One is the fact that we can end up double-freeing IRQs in the event of an
exception handling error such as a PCIe reset/recovery that fails. To
prevent that from becoming an issue we can use the msix_vector values to
indicate that we have successfully requested/freed the IRQ by only setting
or clearing them when we have completed the given action.
The other issue is that we have several potential races in our IRQ path due
to us manipulating the mask before the vector has been truly disabled. In
order to handle that in the case of the FW mailbox we need to not
auto-enable the IRQ and instead will be enabling/disabling it separately.
In the case of the PCS vector we can mitigate this by unmapping it and
synchronizing the IRQ before we clear the mask.
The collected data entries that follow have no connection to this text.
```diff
+        for (int j = 0; j < TN; ++j) {
+            const int nb = n0 + (uwn * TN + j) * 32;
+            if (nb >= p.Cout) continue;
+            const int n = nb + li, nc = min(n, p.Cout - 1);
+            const float bias = p.bias ? p.bias[nc] : 0.f;
+            const float cs = p.ch_scale ? p.ch_scale[nc] : 1.f;
+            const float ct = p.ch_scale ? p.ch_shift[nc] : 0.f;
+            char* yb = reinterpret_cast<char*>(p.y + pix0 * p.y_ld + nb);
+            const char* rb = p.res ? reinterpret_cast<const char*>(p.res + pix0 * p.res_ld + nb) : nullptr;
+            const bool sp = p.y_fmt == FF_FMT_SPLIT && nb + c4 >= p.y_fmt_from;
+            const bool whole = interior && nb + 32 <= p.Cout;
+#pragma unroll
+            for (int t = 0; t < TM; ++t) {
+                float vv[16];
+                act_switch(p.act, [&](auto A) {
+                    if (p.ch_scale) tile_values<decltype(A)::value, true>(acc[t][j], xinv, bias, p.out_scale, cs, ct, vv);
+                    else tile_values<decltype(A)::value, false>(acc[t][j], xinv, bias, p.out_scale, cs, ct, vv);
+                });
+#pragma unroll
+                for (int r = 0; r < 16; ++r) *reinterpret_cast<float*>(stg_w + ((r & 3) + 8 * (r >> 2)) * 128) = vv[r];
+                __builtin_amdgcn_fence(__ATOMIC_RELEASE, "wavefront");
+                __builtin_amdgcn_wave_barrier();
+                __builtin_amdgcn_fence(__ATOMIC_ACQUIRE, "wavefront");
+                f32x4 pc[4];
+#pragma unroll
+                for (int k = 0; k < 4; ++k) pc[k] = *reinterpret_cast<const f32x4*>(stg_r + k * 1024);
+                __builtin_amdgcn_fence(__ATOMIC_RELEASE, "wavefront");
+                __builtin_amdgcn_wave_barrier();
+                __builtin_amdgcn_fence(__ATOMIC_ACQUIRE, "wavefront");
+                bool ok[4];
+#pragma unroll
+                for (int k = 0; k < 4; ++k)
+                    ok[k] = whole || (ty0 + t * 2 + (k >> 1) < H && x0 + col[k] < W && nb + c4 < p.Cout);
+                const unsigned tby = (unsigned)(t * 2 * W) * (unsigned)p.y_ld * 4u, tbr = (unsigned)(t * 2 * W) * (unsigned)p.res_ld * 4u;
+                if (p.res) {
+                    f32x4 rr[4];
+#pragma unroll
+                    for (int k = 0; k < 4; ++k)
+                        rr[k] = ok[k] ? *reinterpret_cast<const f32x4*>(rb + (size_t)(ro[k] + tbr)) : (f32x4){0.f, 0.f, 0.f, 0.f};
+                    act_switch(p.act_res, [&](auto A) {
+#pragma unroll
+                        for (int k = 0; k < 4; ++k)
+#pragma unroll
+                            for (int e = 0; e < 4; ++e) pc[k][e] = ff::apply_act(pc[k][e] + rr[k][e], decltype(A)::value);
+                    });
+                }
+#pragma unroll
+                for (int k = 0; k < 4; ++k) {
+                    if (!ok[k]) continue;
+                    if (sp) {
+                        ff::store_split4(reinterpret_cast<float*>(yb + (size_t)(yo[k] + tby - (unsigned)c4 * 4u)) - nb, nb + c4, pc[k]);
+                    } else *reinterpret_cast<f32x4*>(yb + (size_t)(yo[k] + tby)) = pc[k];
+                }
+            }
         }
         return;
     }
```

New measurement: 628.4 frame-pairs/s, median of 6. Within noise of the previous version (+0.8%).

The general order of operations after this change is now to request the
interrupt, poll the FW mailbox to ready, and then enable the interrupt. For
the shutdown we do the reverse where we disable the interrupt, flush any
pending Tx, and then free the IRQ. I am renaming the enable/disable to
request/free to be equivilent with the IRQ calls being used. We may see
additions in the future to enable/disable the IRQs versus request/free them
for certain use cases.
Fixes: da3cde08209e ("eth: fbnic: Add FW communication mechanism")
Fixes: 69684376eed5 ("eth: fbnic: Add link detection")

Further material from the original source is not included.